SAC in PyTorch: clean reimplementation, fixed hyperparameters
A readable PyTorch port of Soft Actor-Critic that benchmarks against D4PG on DM Control Suite without tuning per-task.

What it does
Implements Soft Actor-Critic (SAC), an off-policy reinforcement learning algorithm for continuous control. Trains agents on DeepMind Control Suite tasks like cheetah_run via a single CLI command, then spits out TensorBoard logs and eval videos to an exp folder.
The interesting bit
The authors ran SAC against D4PG across the full DM Control Suite using one fixed hyperparameter set — no per-task tuning, which is where RL code often hides its cheating.
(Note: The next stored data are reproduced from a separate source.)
# cvYouTian/Dedark-YOLO

Hardware: AMD Instinct MI355X
Metric: training img/s at 640x640 (higher is better)
Workload: dtype bf16

## Files before the change

dedark_yolo_amd/_C.py:

```python
import ctypes as C
import os

_HERE = os.path.dirname(os.path.abspath(__file__))
LIB_PATH = os.path.join(os.environ.get("DY_LIB_DIR") or os.path.join(_HERE, "lib"), "libdedark_yolo.so")

DY_F32, DY_BF16, DY_F16 = 0, 1, 2
ACT_NONE, ACT_SILU, ACT_LEAKY = 0, 1, 2
OPT_RULES = dict(Adam=0, Adamax=1, NAdam=2, RAdam=3, RMSProp=4)
STATS_REPLICAS = 64
BN_BWD_REPLICAS = 8

vp, i32, i64, f32, f64 = C.c_void_p, C.c_int, C.c_int64, C.c_float, C.c_double


class ConvDesc(C.Structure):
    _fields_ = [("src", vp), ("src_ld", i64), ("N", i32), ("Hs", i32), ("Ws", i32), ("Cs", i32), ("w", vp), ("dst", vp),
                ("dst_ld", i64), ("Hd", i32), ("Wd", i32), ("Cd", i32), ("KH", i32), ("KW", i32), ("stride", i32),
                ("pad", i32), ("dil", i32), ("scale", vp), ("shift", vp), ("act", i32), ("stats", vp), ("accumulate", i32),
                ("dtype", i32), ("dst_row_stride", i64), ("dst_img_stride", i64), ("KHf", i32), ("KWf", i32), ("kh0", i32),
                ("kh_step", i32), ("kw0", i32), ("kw_step", i32), ("dst_valid_channels", i32), ("dst_planar", vp),
                ("add_src", vp), ("add_src_ld", i64)]


class PackItem(C.Structure):
    _fields_ = [("w", vp), ("packed", vp), ("Cout", i32), ("Cout_pad", i32), ("Cin", i32), ("Cin_pad", i32), ("KH", i32),
                ("KW", i32), ("transposed", i32), ("dtype", i32), ("first_block", i64)]


class DetMaps(C.Structure):
    _fields_ = [("map", vp * 3), ("map_ld", i64 * 3), ("h", i32 * 3), ("w", i32 * 3), ("stride", f32 * 3), ("B", i32),
                ("nc", i32), ("n_levels", i32), ("dtype", i32)]


class DetMaps4(DetMaps):
    _fields_ = [("map3", vp), ("map_ld3", i64), ("h3", i32), ("w3", i32), ("stride3", f32)]


class AugSample(C.Structure):
    _fields_ = [("src", vp * 4), ("sh", i32 * 4), ("sw", i32 * 4), ("pitch", i64 * 4), ("rect", (i32 * 6) * 4), ("n_src", i32),
                ("canvas_h", i32), ("canvas_w", i32), ("hsv", i32), ("flipud", i32), ("fliplr", i32), ("minv", C.c_double * 6),
                ("lut", (C.c_uint8 * 256) * 3)]


class AugMixSample(C.Structure):
    _fields_ = [("a", AugSample), ("b", AugSample), ("r", C.c_double), ("r1", C.c_double), ("mix", i32)]


class SegDesc(C.Structure):
    _fields_ = [("mc", vp), ("mc_ld", i64), ("proto", vp), ("proto_ld", i64), ("B", i32), ("A", i32), ("nm", i32), ("mh", i32),
                ("mw", i32), ("target_gt_idx", vp), ("fg_mask", vp), ("target_box", vp), ("masks", vp), ("mask_dtype", i32),
                ("mask_h", i32), ("mask_w", i32), ("overlap", i32), ("gt_rows", vp), ("n_max", i32), ("img_h", f32), ("img_w", f32),
                ("pos", vp), ("npos", vp), ("dtype", i32)]


BIAS_GRAD_CHUNKS = 2048
LN_MAX_C = 2048
LN_MAX_PARTS = 512

POSE_MAX_LEVELS = 4


class PoseDesc(C.Structure):
    _fields_ = [("kpt", vp * POSE_MAX_LEVELS), ("kpt_ld", i64 * POSE_MAX_LEVELS), ("h", i32 * POSE_MAX_LEVELS), ("w", i32 * POSE_MAX_LEVELS),
                ("stride", f32 * POSE_MAX_LEVELS), ("n_levels", i32), ("B", i32), ("A", i32), ("K", i32), ("ndim", i32), ("dtype", i32),
                ("target_gt_idx", vp), ("fg_mask", vp), ("target_box", vp), ("keypoints", vp), ("n_targets", i32), ("gt_rows", vp),
                ("n_max", i32), ("img_h", f32), ("img_w", f32), ("sigma", vp), ("pos", vp), ("npos", vp)]


_SIGS = {
    "dy_version": [],
    "dy_frontend_init": [],
    "dy_conv2d_fwd": [C.POINTER(ConvDesc), vp],
    "dy_conv2d_dgrad": [C.POINTER(ConvDesc), vp],
    "dy_conv2d_wgrad": [vp, i64, i32, i32, i32, i32, vp, i64, i32, i32, i32, i32, i32, i32, i32, i32, i32, i32, vp, i64, vp,
                        i32, vp],
    "dy_conv2d_wgrad_forked": [vp, vp, i64, i32, i32, i32, i32, vp, i64, i32, i32, i32, i32, i32, i32, i32, i32, i32, i32, vp, i64,
                               vp, i32, vp],
    "dy_conv2d_bn_act_fwd": [C.POINTER(ConvDesc), i64, vp, vp, vp, vp, f32, f32, vp, i32, vp, i64, vp, i64, vp],
    "dy_bn_act_bwd": [vp, i64, vp, i64, vp, vp, i32, vp, vp, i64, vp, vp, i64, i32, i32, vp],
# ... 182 lines not shown
```

dedark_yolo_amd/csrc/conv.hip:

```cpp
#include <stdlib.h>
#include "dy_host.h"
#include "conv_epilogue.h"
#include "../../include/dedark_yolo.h"
#include "conv_route.h"

namespace {

constexpr int ROWB = 144;
constexpr int NTHREADS = 256;

struct ConvP {
  const char* src;
  long src_ld;
  int N, Hs, Ws, Cs;
  const char* w;
  char* dst;
  long dst_ld;
  int Hd, Wd, Cd;
  int KH, KW, stride, pad, dil;
  const float* scale;
  const float* shift;
  int act;
  double* stats;
  int accumulate;
// ... 637 lines not shown

template <typename T>
__global__ void pack_weight_kernel(const float* __restrict__ w, T* __restrict__ out, int Cout, int Cout_pad, int Cin,
                                   int Cin_pad, int KH, int KW, int transposed) {
  long total = (long)Cout_pad * KH * KW * Cin_pad;
  for (long i = blockIdx.x * (long)blockDim.x + threadIdx.x; i < total; i += (long)gridDim.x * blockDim.x) {
    int co, kh, kw, ci;
    long r = i;
    if (!transposed) {
      ci = (int)(r % Cin_pad); r /= Cin_pad;
      kw = (int)(r % KW); r /= KW;
      kh = (int)(r % KH); r /= KH;
      co = (int)r;
    } else {
      co = (int)(r % Cout_pad); r /= Cout_pad;
      kw = (int)(r % KW); r /= KW;
      kh = (int)(r % KH); r /= KH;
      ci = (int)r;
    }
    float v = (ci < Cin && co < Cout) ? w[(((long)co * Cin + ci) * KH + kh) * KW + kw] : 0.f;
    DT<T>::st(out + i, v);
  }
}

constexpr int PACK_TILE = 32, PACK_TAPS = 9;

__device__ inline void pack_store(const dy_pack_item& it, long o, float v) {
  if (it.dtype == DY_F32) ((float*)it.packed)[o] = v;
  else if (it.dtype == DY_F16) ((f16_t*)it.packed)[o] = (f16_t)v;
  else ((bf16_t*)it.packed)[o] = f32_to_bf16(v);
}

template <int TC>
__device__ inline void pack_chunk(const dy_pack_item& it, float (&tile)[PACK_TILE][PACK_TILE * PACK_TAPS + 1], int co0, int ci0, int T,
                                  int t0, int tc_rt) {
  const int tc = TC ? TC : tc_rt;
  const int tid = threadIdx.x;
  const int run = PACK_TILE * tc;
  {
    const int r = tid >> 3, co = co0 + r;
    const bool row_ok = co < it.Cout;
    const float* src = it.w + ((long)co * it.Cin + ci0) * T + t0;
    for (int k = tid & 7; k < run; k += 8) {
      const int cl = k / tc, t = k - cl * tc;
      const int ci = ci0 + cl;
      float v = 0.f;
      if (row_ok && ci < it.Cin) v = src[(long)cl * T + t];
      tile[r][cl * PACK_TAPS + t] = v;
    }
  }
  __syncthreads();
  const int VE = it.dtype == DY_F32 ? 4 : 8, GP = PACK_TILE / VE;
  const int n_vec = PACK_TILE * GP * tc;
  for (int i = tid; i < n_vec; i += 256) {
    const int g = i % GP, q = i / GP;
    const int a = q / tc, t = q - a * tc;
    float v[8];
    long o;
    bool ok;
    if (!it.transposed) {
      const int co = co0 + a, ci = ci0 + g * VE;
#pragma unroll
      for (int e = 0; e < 8; ++e) v[e] = e < VE ? tile[a][(g * VE + e) * PACK_TAPS + t] : 0.f;
      ok = co < it.Cout_pad && ci < it.Cin_pad;
      o = ((long)co * T + t0 + t) * it.Cin_pad + ci;
    } else {
      const int ci = ci0 + a, co = co0 + g * VE;
#pragma unroll
      for (int e = 0; e < 8; ++e) v[e] = e < VE ? tile[g * VE + e][a * PACK_TAPS + t] : 0.f;
      ok = co < it.Cout_pad && ci < it.Cin_pad;
      o = ((long)ci * T + t0 + t) * it.Cout_pad + co;
    }
    if (!ok) continue;
    if (it.dtype == DY_F32) stvec<float>((float*)it.packed + o, v);
    else if (it.dtype == DY_F16) stvec<f16_t>((f16_t*)it.packed + o, v);
    else stvec<bf16_t>((bf16_t*)it.packed + o, v);
  }
  __syncthreads();
}

__global__ __launch_bounds__(256) void pack_multi_kernel(const dy_pack_item* __restrict__ items, int n_items) {
  __shared__ float tile[PACK_TILE][PACK_TILE * PACK_TAPS + 1];
  __shared__ long fb[1024];
  const long b = blockIdx.x;
  const bool cached = n_items <= 1024;
  if (cached) {
    for (int i = threadIdx.x; i < n_items; i += 256) fb[i] = items[i].first_block;
    __syncthreads();
  }
  int lo = 0, hi = n_items - 1;
  while (lo < hi) {
    const int mid = (lo + hi + 1) >> 1;
    if ((cached ? fb[mid] : items[mid].first_block) <= b) lo = mid; else hi = mid - 1;
  }
  const dy_pack_item it = items[lo];
  const int tiles_ci = (it.Cin_pad + PACK_TILE - 1) / PACK_TILE;
  const int tb = (int)(b - it.first_block);
  const int co0 = (tb / tiles_ci) * PACK_TILE, ci0 = (tb % tiles_ci) * PACK_TILE;
  const int T = it.KH * it.KW;
  if (T == 9) pack_chunk<9>(it, tile, co0, ci0, 9, 0, 9);
  else if (T == 1) pack_chunk<1>(it, tile, co0, ci0, 1, 0, 1);
  else
    for (int t0 = 0; t0 < T; t0 += PACK_TAPS) pack_chunk<0>(it, tile, co0, ci0, T, t0, T - t0 < PACK_TAPS ? T - t0 : PACK_TAPS);
}

template <typename T, int MODE>
int launch_conv(const dy_conv_desc* d, hipStream_t st, const dy_conv_desc* classes, int ncls) {
  ConvP p;
  dy_route::fill_parity_classes(p, classes, ncls);
  dy_route::fill_gather(p, d);
  constexpr int BM = 128;
  const int tiles_m = dy_cdiv(p.M, BM);
  auto blocks = [&](int bn) {
    p.tiles_n = dy_cdiv(d->Cd, bn);
    p.nblk = tiles_m * p.tiles_n;
    if (p.ncls > 1) p.nblk = dy_route::number_parity_blocks(p, BM, dy_route::CLS_SEQUENTIAL);
  };
  dy_note_kernel(d->Cd <= 32 ? "conv_igemm_kernel<BN=32>" : (d->Cd <= 64 ? "conv_igemm_kernel<BN=64>" : "conv_igemm_kernel<BN=128>"));
  if (d->Cd <= 32) {
    blocks(32);
    conv_igemm_kernel<T, BM, 32, 4, 1, MODE><<<p.nblk, NTHREADS, 0, st>>>(p);
  } else if (d->Cd <= 64) {
    blocks(64);
    conv_igemm_kernel<T, BM, 64, 2, 2, MODE><<<p.nblk, NTHREADS, 0, st>>>(p);
  } else {
    blocks(128);
    conv_igemm_kernel<T, BM, 128, 2, 2, MODE><<<p.nblk, NTHREADS, 0, st>>>(p);
  }
  DY_LAUNCH_CHECK();
// ... 326 lines not shown
```

dedark_yolo_amd/csrc/conv_epilogue.h:

```cpp
#pragma once
#include "dy_common.h"

namespace dy_epi {

template <int BM>
constexpr int pitch() { return BM * 2 + 8; }

typedef __attribute__((ext_vector_type(4))) short s16x4;
typedef __attribute__((address_space(3))) s16x4* lds_s16x4_ptr;

template <int BM, int BN>
constexpr int image_bytes() { return BN * pitch<BM>(); }

template <typename T16 = bf16_t>
__device__ inline uint32_t pack2(float a, float b) {
  if constexpr (__is_same(T16, bf16_t)) return pack_bf16x2(a, b);
  else return (uint32_t)cvt16<T16>(a) | ((uint32_t)cvt16<T16>(b) << 16);
}

template <int BM, int BN, int NW, typename T16, typename OffFn>
__device__ inline void store_image(const char* smem, int lane, int wave, long m0, int n0, long M, int Cd, int accumulate, T16* dst,
                                   OffFn off) {
  constexpr int PT = pitch<BM>();
  constexpr int UP = BM / 16, UC = BN / 32;
  const int g = lane >> 4, li = lane & 15, tq = li >> 2, tp = li & 3;
  static_assert(UP % NW == 0, "pixel tiles per wave");
#pragma unroll 2
  for (int u = 0; u < (UP / NW) * UC; ++u) {
    const int pt = wave + NW * (u / UC), ct = u % UC;
    const int cb = ct * 32 + 8 * g;
    const char* base = smem + (cb + tq) * PT + (pt * 16 + 4 * tp) * 2;
    const s16x4 lo = __builtin_amdgcn_ds_read_tr16_b64_v4i16((lds_s16x4_ptr)(base));
    const s16x4 hi = __builtin_amdgcn_ds_read_tr16_b64_v4i16((lds_s16x4_ptr)(base + 4 * PT));
    const long m = m0 + pt * 16 + li;
    const int n = n0 + cb;
    if (m < M && n < Cd) {
      u32x4 v;
      v[0] = (uint32_t)(uint16_t)lo[0] | ((uint32_t)(uint16_t)lo[1] << 16);
      v[1] = (uint32_t)(uint16_t)lo[2] | ((uint32_t)(uint16_t)lo[3] << 16);
      v[2] = (uint32_t)(uint16_t)hi[0] | ((uint32_t)(uint16_t)hi[1] << 16);
      v[3] = (uint32_t)(uint16_t)hi[2] | ((uint32_t)(uint16_t)hi[3] << 16);
      T16* o = dst + off(m) + n;
      if (n + 8 <= Cd) {
        if (accumulate) {
          float x[8], y[8];
          ldvec<T16>(o, x);
          ldvec<T16>(reinterpret_cast<const T16*>(&v), y);
#pragma unroll
          for (int e = 0; e < 8; ++e) x[e] += y[e];
          stvec<T16>(o, x);
        } else {
          *reinterpret_cast<u32x4*>(o) = v;
        }
      } else {
        const T16* e = reinterpret_cast<const T16*>(&v);
        for (int q = 0; q < 8 && n + q < Cd; ++q) {
          if (accumulate) DT<T16>::st(o + q, DT<T16>::ld(o + q) + DT<T16>::ld(e + q));
          else o[q] = e[q];
        }
      }
    }
  }
}

template <int BN>
constexpr int row_pitch() { return BN * 2 + 8; }

template <int BM, int BN>
constexpr int row_image_bytes() { return BM * row_pitch<BN>(); }

template <int BM, int BN, int NW, typename T16, typename OffFn, int RG = 64>
__device__ inline void store_rows(const char* smem, int lane, int wave, long m0, int n0, long M, int Cd, int accumulate, T16* dst, OffFn off,
                                  const T16* __restrict__ add = nullptr, long add_ld = 0) {
  constexpr int PT = row_pitch<BN>();
  constexpr int LPP = BN >= 128 ? 16 : BN / 8;
  constexpr int PPI = 64 / LPP;
  constexpr int ITERS = BM / PPI / NW;
  constexpr int HALVES = BN >= 128 ? BN / 128 : 1;
  const int pl = lane / LPP, chunk = lane % LPP;
  const bool nt = accumulate & 2;
  accumulate &= 1;
#pragma unroll 2
  for (int u = 0; u < ITERS; ++u) {
    const int px = PPI * (wave + NW * u) + pl;
    if (RG < 64 && (px & 63) >= RG) continue;
    const long m = RG < 64 ? m0 + (px >> 6) * RG + (px & 63) : m0 + px;
#pragma unroll
    for (int h = 0; h < HALVES; ++h) {
      const int c = 128 * h + 8 * chunk;
      const uint2 lo = *reinterpret_cast<const uint2*>(smem + px * PT + c * 2);
      const uint2 hi = *reinterpret_cast<const uint2*>(smem + px * PT + c * 2 + 8);
      const int n = n0 + c;
      if (m < M && n < Cd) {
        u32x4 v = {lo.x, lo.y, hi.x, hi.y};
        T16* o = dst + off(m) + n;
        if (n + 8 <= Cd) {
          if (accumulate || add) {
            float x[8], y[8];
            ldvec<T16>(reinterpret_cast<const T16*>(&v), y);
            if (accumulate) {
              ldvec<T16>(o, x);
#pragma unroll
              for (int e = 0; e < 8; ++e) y[e] += x[e];
            }
            if (add) {
              ldvec<T16>(add + m * add_ld + n, x);
#pragma unroll
              for (int e = 0; e < 8; ++e) y[e] += x[e];
            }
            if (nt) {
              u32x4 w;
              stvec<T16>(reinterpret_cast<T16*>(&w), y);
              asm volatile("global_store_dwordx4 %0, %1, off nt" ::"v"(o), "v"(w) : "memory");
            } else {
              stvec<T16>(o, y);
            }
          } else if (nt) {
            asm volatile("global_store_dwordx4 %0, %1, off nt" ::"v"(o), "v"(v) : "memory");
          } else {
            *reinterpret_cast<u32x4*>(o) = v;
          }
        } else {
          const T16* e = reinterpret_cast<const T16*>(&v);
          for (int q = 0; q < 8 && n + q < Cd; ++q) {
            float t = DT<T16>::ld(e + q);
            if (accumulate) t += DT<T16>::ld(o + q);
            if (add) t += DT<T16>::ld(add + m * add_ld + n + q);
            DT<T16>::st(o + q, t);
          }
        }
      }
    }
  }
}
// ... 48 lines not shown
```

dedark_yolo_amd/csrc/conv_v4.hip:

```cpp
#include <stdlib.h>
#include <type_traits>
#include "dy_host.h"
#include "conv_epilogue.h"
#include "../../include/dedark_yolo.h"
#include "conv_route.h"

namespace v4 {

constexpr int BM = 256, BN = 256, BK = 64;
constexpr int HALF = 128 * 128;
constexpr int OFF_A0 = 0, OFF_A1 = HALF, OFF_B0 = 2 * HALF, OFF_B1 = 3 * HALF, BUF = 4 * HALF;
constexpr unsigned B_ROW_OOB = 0x40000000u;

typedef __attribute__((address_space(3))) void* lds_ptr_t;
typedef __attribute__((ext_vector_type(8))) __bf16 bf16x8;

struct P {
  const char* src;
  const char* w;
  char* dst;
  unsigned src_bytes, w_bytes;
  long src_ld, dst_ld, dst_row, dst_img;
  int Hs, Ws, Cs, Hd, Wd, Cd;
  int stride;
// ... 248 lines not shown
    for (int i = 0; i < 4; ++i)
      for (int j = 0; j < 3; ++j) o[3 * i + j] = t_sum[i][j];
  }
  if (!(ABL & 8) && wr == 0) __builtin_amdgcn_s_barrier();
  asm volatile("s_waitcnt vmcnt(0)" ::: "memory");
  __builtin_amdgcn_s_barrier();

  constexpr int PT = dy_epi::row_pitch<BN>();
  const int cl = lane & 15, g = lane >> 4;
  const bool plain = !p.scale && !p.shift && p.act == DY_ACT_NONE;
#pragma unroll
  for (int bh = 0; bh < 2; ++bh)
#pragma unroll
    for (int j = 0; j < 2; ++j) {
      const int c0 = 128 * bh + 32 * wc + 16 * j + 4 * g;
      if (plain) {
#pragma unroll
        for (int ah = 0; ah < 2; ++ah)
#pragma unroll
          for (int i = 0; i < RB; ++i) {
            const int px = 128 * ah + 64 * wr + 16 * i + cl;
            uint2 w2 = {dy_epi::pack2<T>(acc[ah][bh][i][j][0], acc[ah][bh][i][j][1]), dy_epi::pack2<T>(acc[ah][bh][i][j][2], acc[ah][bh][i][j][3])};
            *reinterpret_cast<uint2*>(smem + px * PT + c0 * 2) = w2;
          }
      } else {
        float sc[4], sf[4];
#pragma unroll
        for (int e = 0; e < 4; ++e) {
          const int n = n0 + c0 + e;
          const bool nok = n < p.Cd;
          sc[e] = (nok && p.scale) ? p.scale[n] : 1.f;
          sf[e] = (nok && p.shift) ? p.shift[n] : 0.f;
        }
#pragma unroll
        for (int ah = 0; ah < 2; ++ah)
#pragma unroll
          for (int i = 0; i < RB; ++i) {
            const int px = 128 * ah + 64 * wr + 16 * i + cl;
            float v[4];
#pragma unroll
            for (int e = 0; e < 4; ++e) {
              float u = acc[ah][bh][i][j][e] * sc[e] + sf[e];
              if (p.act == DY_ACT_SILU) u = u * dy_sigmoid(u);
              else if (p.act == DY_ACT_LEAKY) u = u > 0.f ? u : 0.1f * u;
              v[e] = u;
            }
            uint2 w2 = {dy_epi::pack2<T>(v[0], v[1]), dy_epi::pack2<T>(v[2], v[3])};
            *reinterpret_cast<uint2*>(smem + px * PT + c0 * 2) = w2;
          }
      }
    }
  __syncthreads();
  auto off_fn = [&](long m) { return dst_offset(p, m); };
  if (!(ABL & 64))
    dy_epi::store_rows<BM, BN, 8, T, decltype(off_fn), RG>(smem, lane, wave, m0, n0, p.M, p.Cd, p.accumulate, reinterpret_cast<T*>(p.dst), off_fn,
                                                           reinterpret_cast<const T*>(p.add_src), p.add_src_ld);
  if (p.stats && !(ABL & 512)) {
    __syncthreads();
    float* red = reinterpret_cast<float*>(smem);
#pragma unroll
    for (int bh = 0; bh < 2; ++bh)
#pragma unroll
      for (int j = 0; j < 2; ++j)
#pragma unroll
        for (int e = 0; e < 4; ++e) {
          float s1 = 0.f, s2 = 0.f;
#pragma unroll
          for (int ah = 0; ah < 2; ++ah)
#pragma unroll
            for (int i = 0; i < RB; ++i) {
              const float a = acc[ah][bh][i][j][e];
              s1 += a;
              s2 += a * a;
            }
          s1 = row16_sum(s1);
          s2 = row16_sum(s2);
          if (cl == 0) {
            const int col = 128 * bh + 32 * wc + 16 * j + 4 * g + e;
            red[(wr * BN + col) * 2] = s1;
            red[(wr * BN + col) * 2 + 1] = s2;
          }
        }
    __syncthreads();
    if (tid < BN) {
      const int n = n0 + tid;
      if (n < p.Cd) {
        const float s1 = red[tid * 2] + red[(BN + tid) * 2];
        const float s2 = red[tid * 2 + 1] + red[(BN + tid) * 2 + 1];
        double* st = p.stats + (long)(tile_m % DY_STATS_REPLICAS) * 2 * p.Cd;
        atomic_add_f64(st + n, (double)s1);
        atomic_add_f64(st + p.Cd + n, (double)s2);
      }
    }
  }
}
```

They plot p95 confidence intervals over 3 seeds, and the README notes D4PG’s numbers come from the original paper at 10⁸ steps (a frank disclosure, not a gotcha).
Key highlights
- Single-command training:
python train.py env=cheetah_run - Benchmarks on DM Control Suite with consistent hyperparameters across all tasks
- Outputs TensorBoard logs, train/eval metrics, and episode videos automatically
- Requires CUDA 9.2 GPU; dependencies managed via conda environment file
- Citable implementation with a BibTeX entry provided
Caveats
- CUDA 9.2 is dated; modern GPUs may need dependency tweaks
- Only 3 seeds for confidence intervals — fine for a reference impl, not a paper claim
Verdict
Grab this if you need a readable, citable SAC baseline in PyTorch with sensible defaults. Skip if you need distributed training, newer CUDA, or Atari/discrete action spaces — this is DM Control Suite territory only.